It isn't size alone that qualifies WPPMC for this honour; the company's entry into the staid calculator and spreadsheet heavy world of media planning has revolutionised the discipline. Self respecting media pros are no longer keen to be part of traditional full-service agencies. They'd rather work for WPPMC, Starcom India (part of the bcom3 network), or Havas Communications' Media Planning Group.

With a focus on media consulting through its Advanced Techniques Group (ATG), non-traditional media through BroadMind, and consumer behaviour, through Media Consumer Insight (MCI), WPPMC doesn't just offer customers an avenue to improve their advertising efficiency, it provides media pros with an environment in which they can excel.

Expectedly, with one agency now in charge of buying media for three of India's largest agencies-JWT India, O&M, and Contract Advertising-2002 has seen a redefinition of the term 'buying clout'. But what else would you expect from our choice as agency of the year.


Gujarat CM Narendra Modi: Brand for the future

BRAND
Make Way, Orange
Militant Hindu nationalism now has a brand personification: a triumphant Chief Minister.

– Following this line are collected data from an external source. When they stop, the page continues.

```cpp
void small_level_bwd(Seq& q, const SmallLevelIO& io, const float* dZe, float* dX0, float* dadj, float* slabs,
                     long slab_stride, int B, int n, const int* dims, int L, int add_self, int bn,
                     const SmallHeadFold* hf) {
    if (!q.ok()) return;
    static DynLdsOnce attr;
    ensure_dyn_lds(q, attr, reinterpret_cast<const void*>(&k_small_level_bwd), 159 * 1024, "k_small_level_bwd");
    if (!q.ok()) return;
    SmallLevelBwdArgs a{};
    a.adj = io.adj; a.x0 = io.x0; a.ldx0 = io.ldx0; a.params = io.params; a.L = L;
    a.Ze = io.Ze; a.ldz = io.ldz; a.part = io.part; a.bar = io.bar; a.seq = q.seq_word;
    a.dZe = dZe; a.dX0 = dX0; a.dadj = dadj; a.slabs = slabs; a.slab_stride = slab_stride;
    a.B = B; a.n = n; a.add_self = add_self; a.bn = bn;
    for (int l = 0; l <= L; ++l) a.dims[l] = dims[l];
    for (int l = 0; l < L; ++l) {
        a.w_off[l] = io.w_off[l]; a.b_off[l] = io.b_off[l];
        a.Y[l] = io.Y[l]; a.ldY[l] = io.ldY[l]; a.invn[l] = io.invn[l]; a.stats[l] = io.stats[l];
        a.coff[l] = io.coff[l];
        a.omax = dims[l + 1] > a.omax ? dims[l + 1] : a.omax;
        a.wtot += dims[l] * dims[l + 1];
        a.D += dims[l + 1];
        a.qdout[l] = sm_div(dims[l + 1]);
    }
    a.qd0 = sm_div(dims[0]);
    a.qD = sm_div(a.D);
    a.dev_err = device_error_word();
    a.spin_limit = knobs().test_barrier_fail ? 64 : SM_SPIN_LIMIT;
    a.target_bias = knobs().test_barrier_fail ? 1 : 0;
    size_t lds = small_level_lds_bwd(B, n, dims, L, dadj != nullptr);
    if (hf) {
        a.fold = 1;
        a.hb = hf->hb;
        a.hlevel = hf->level;
        a.zcol = hf->zcol;
        a.hgrad = hf->part;
        lds += SmHead(hf->hb.h).lds_floats();
    }
    hipLaunchKernelGGL(k_small_level_bwd, dim3(B), dim3(1024), lds * sizeof(float), q.stream, a);
    q.check_launch("small_level_bwd");
}

#ifdef DP_STAMP
extern "C" __attribute__((visibility("default"))) int dp_debug_stamps(unsigned long long* out) {
    return (int)hipMemcpyFromSymbol(out, HIP_SYMBOL(g_small_stamps), sizeof(unsigned long long) * 64);
}
#endif

}
```

Measured before the change: 87330 graphs/s.

## Overlap next-layer weight DMA with aggregation; skip loading known-zero dZe

In the level-0 kernel, next-layer weights are now loaded straight into LDS with global_load_lds_dword, issued before the adjacency aggregation, so the copy runs during that compute instead of after it. A single vmcnt wait is placed before the barrier. Separately, the small-level backward kernel skips the global read of dZe when the caller flags it as all zeros (the last pooled level with head fold) and clears the LDS buffer instead. The first part relies on inline asm that manipulates m0 and on correct wave partitioning of the copy. The second assumes that dZe really is zero in that case.

```diff
diff --git a/graph_pooling_amd/csrc/dp_common.h b/graph_pooling_amd/csrc/dp_common.h
--- a/graph_pooling_amd/csrc/dp_common.h
+++ b/graph_pooling_amd/csrc/dp_common.h
@@ -555,7 +555,7 @@
 bool small_head_fold_fits(int B, int n, const int* dims, int L, bool dadj, const HeadArgs& h);
 void small_level_bwd(Seq& q, const SmallLevelIO& io, const float* dZe, float* dX0, float* dadj, float* slabs,
                      long slab_stride, int B, int n, const int* dims, int L, int add_self, int bn,
-                     const SmallHeadFold* hf = nullptr);
+                     const SmallHeadFold* hf = nullptr, bool dZe_zero = false);
 
 void build_batch(Seq& q, const int* src, const int* dst, const int* edge_ptr, const int* label, const int* node_ptr,
                  float* adj, unsigned short* pk, unsigned short* pkt, float* feats, float* assign, int* num_nodes,
diff --git a/graph_pooling_amd/csrc/dp_level0.hip b/graph_pooling_amd/csrc/dp_level0.hip
--- a/graph_pooling_amd/csrc/dp_level0.hip
+++ b/graph_pooling_amd/csrc/dp_level0.hip
@@ -217,6 +217,23 @@
     for (int e = count + (int)threadIdx.x; e < zero_to; e += L0_NT) dst[e] = 0.f;
 }
 
+__device__ __forceinline__ void l0_dma_in(float* dst, const float* src, int count, int first_wave = 0) {
+    const int lane = threadIdx.x & 63;
+    const int wave = (__builtin_amdgcn_readfirstlane(threadIdx.x >> 6) - first_wave) & (L0_NW - 1);
+    const unsigned base = (unsigned)(size_t)(__attribute__((address_space(3))) float*)dst;
+    for (int c0 = wave * 64; c0 < count; c0 += L0_NT) {
+        if (c0 + lane < count) {
+            const float* g = src + c0 + lane;
+            const unsigned piece = __builtin_amdgcn_readfirstlane(base + 4u * (unsigned)c0);
+            unsigned keep;
+            asm volatile("s_mov_b32 %0, m0\n\ts_mov_b32 m0, %2\n\ts_nop 0\n\tglobal_load_lds_dword %1, off\n\ts_mov_b32 m0, %0"
+                         : "=&s"(keep)
+                         : "v"(g), "s"(piece)
+                         : "memory");
+        }
+    }
+}
+
 template <int QN>
 struct L0CopyStage {
     f32x4_u q[QN];
@@ -662,8 +679,6 @@
         const int CTt = (ct + 15) / 16;
         const int ctp = CTt * 16 + 1;
         float* red = SCR;
-        l0_aggregate<MI>(a, Alds, exact, Arows, N, 1, nrows, vs_rd(l, CTt), CTt, red, ctp, rot);
-        L0_STAMP(8 + 8 * l);
         int wn0 = 0, wn1 = 0;
         float* const Wn0 = red + 4 * RB * ctp;
         if (!last) {
@@ -672,9 +687,12 @@
         }
         float* const Wn1 = Wn0 + ((wn0 + 3) & ~3);
         if (!last) {
-            l0_copy_in<4>(Wn0, f.params + f.st[0].w_off[l + 1], wn0);
-            if (G == 2) l0_copy_in<4>(Wn1, f.params + f.st[1].w_off[l + 1], wn1);
-        }
+            l0_dma_in(Wn0, f.params + f.st[0].w_off[l + 1], wn0);
+            if (G == 2) l0_dma_in(Wn1, f.params + f.st[1].w_off[l + 1], wn1, (wn0 + 63) >> 6);
+        }
+        l0_aggregate<MI>(a, Alds, exact, Arows, N, 1, nrows, vs_rd(l, CTt), CTt, red, ctp, rot);
+        L0_STAMP(8 + 8 * l);
+        asm volatile("s_waitcnt vmcnt(0)" ::: "memory");
         lds_barrier();
         L0_STAMP(9 + 8 * l);
         const ScBuf partw = sc_buf(f.part + (long)l * f.B * N * G * 4, (size_t)f.B * N * G * 4 * sizeof(float));
diff --git a/graph_pooling_amd/csrc/dp_model.hip b/graph_pooling_amd/csrc/dp_model.hip
--- a/graph_pooling_amd/csrc/dp_model.hip
+++ b/graph_pooling_amd/csrc/dp_model.hip
@@ -539,8 +539,9 @@
     const bool bn = c.flags & DP_F_BN;
     const bool add_self = c.flags & DP_F_ADD_SELF;
     if (p.bwd[j] == Tier::WholeLevel) {
+        const bool dZe_zero = io.hf != nullptr && j == c.num_pooling;
         small_level_bwd(q, small_level_io(li, lv, io, params, sc.lvl_part), gr.dZe, gr.dX0, gr.dAdj, slabs, gstride, B,
-                        n, li.e->dims, li.L, add_self ? 1 : 0, bn ? 1 : 0, io.hf);
+                        n, li.e->dims, li.L, add_self ? 1 : 0, bn ? 1 : 0, io.hf, dZe_zero);
         return;
     }
     if (p.bwd[j] == Tier::PerLayer) {
diff --git a/graph_pooling_amd/csrc/dp_small.hip b/graph_pooling_amd/csrc/dp_small.hip
--- a/graph_pooling_amd/csrc/dp_small.hip
+++ b/graph_pooling_amd/csrc/dp_small.hip
@@ -639,6 +639,7 @@
     int spin_limit, target_bias;
     int B, n, add_self, bn;
     int omax, wtot, D;
+    int dz_zero;
     SmDiv qd0, qD;
     SmDiv qdout[DP_MAX_LAYERS];
     int fold, hlevel, zcol;
@@ -712,7 +713,8 @@
     sm_dma(A, n * n, [&](int e) { return a.adj + (long)b * n * n + e; });
     sm_dma(X0, n * d0, [&](int e) { return a.x0 + ((long)b * n + a.qd0.quot(e)) * a.ldx0 + a.qd0.rem(e); });
     sm_dma(ZE, n * D, [&](int e) { return a.Ze + ((long)b * n + a.qD.quot(e)) * a.ldz + a.qD.rem(e); });
-    sm_dma(DZ, n * D, [&](int e) { return a.dZe + ((long)b * n + a.qD.quot(e)) * a.ldz + a.qD.rem(e); });
+    if (!a.dz_zero)
+        sm_dma(DZ, n * D, [&](int e) { return a.dZe + ((long)b * n + a.qD.quot(e)) * a.ldz + a.qD.rem(e); });
     {
         int wo = 0;
         for (int l = 0; l < L; ++l) {
@@ -736,6 +738,8 @@
     }
     if (a.dadj)
         for (int i = tid; i < n * n; i += NT) DA[i] = 0.f;
+    if (a.dz_zero)
+        for (int i = tid; i < n * D; i += NT) DZ[i] = 0.f;
     SM_STAMP(1, 17);
     __syncthreads();
     SM_STAMP(1, 18);
@@ -1066,7 +1070,7 @@
 
 void small_level_bwd(Seq& q, const SmallLevelIO& io, const float* dZe, float* dX0, float* dadj, float* slabs,
                      long slab_stride, int B, int n, const int* dims, int L, int add_self, int bn,
-                     const SmallHeadFold* hf) {
+                     const SmallHeadFold* hf, bool dZe_zero) {
     if (!q.ok()) return;
     static DynLdsOnce attr;
     ensure_dyn_lds(q, attr, reinterpret_cast<const void*>(&k_small_level_bwd), 159 * 1024, "k_small_level_bwd");
@@ -1091,6 +1095,7 @@
     a.dev_err = device_error_word();
     a.spin_limit = knobs().test_barrier_fail ? 64 : SM_SPIN_LIMIT;
     a.target_bias = knobs().test_barrier_fail ? 1 : 0;
+    a.dz_zero = dZe_zero ? 1 : 0;
     size_t lds = small_level_lds_bwd(B, n, dims, L, dadj != nullptr);
     if (hf) {
         a.fold = 1;
```

Result: no change. 87940 graphs/s, median of 6 (+0.7%).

Till just the other day in-your-face hindutva (the Hindu way) was a faceless ideology. In 2002, it found in Gujarat Chief Minister Narendra Modi, the perfect personification of its core values. Now, Modi seems to have emerged the Bharatiya Janata Party's strongest and newest political product, pre-packaged and ready to be marketed across India, starting 2003, when nine states go to the polls. In hindsight Deputy Prime Minister L.K. Advani's legendary Rath Yatra (chariot journey) of 1990 seems merely a successful below-the-line promotion.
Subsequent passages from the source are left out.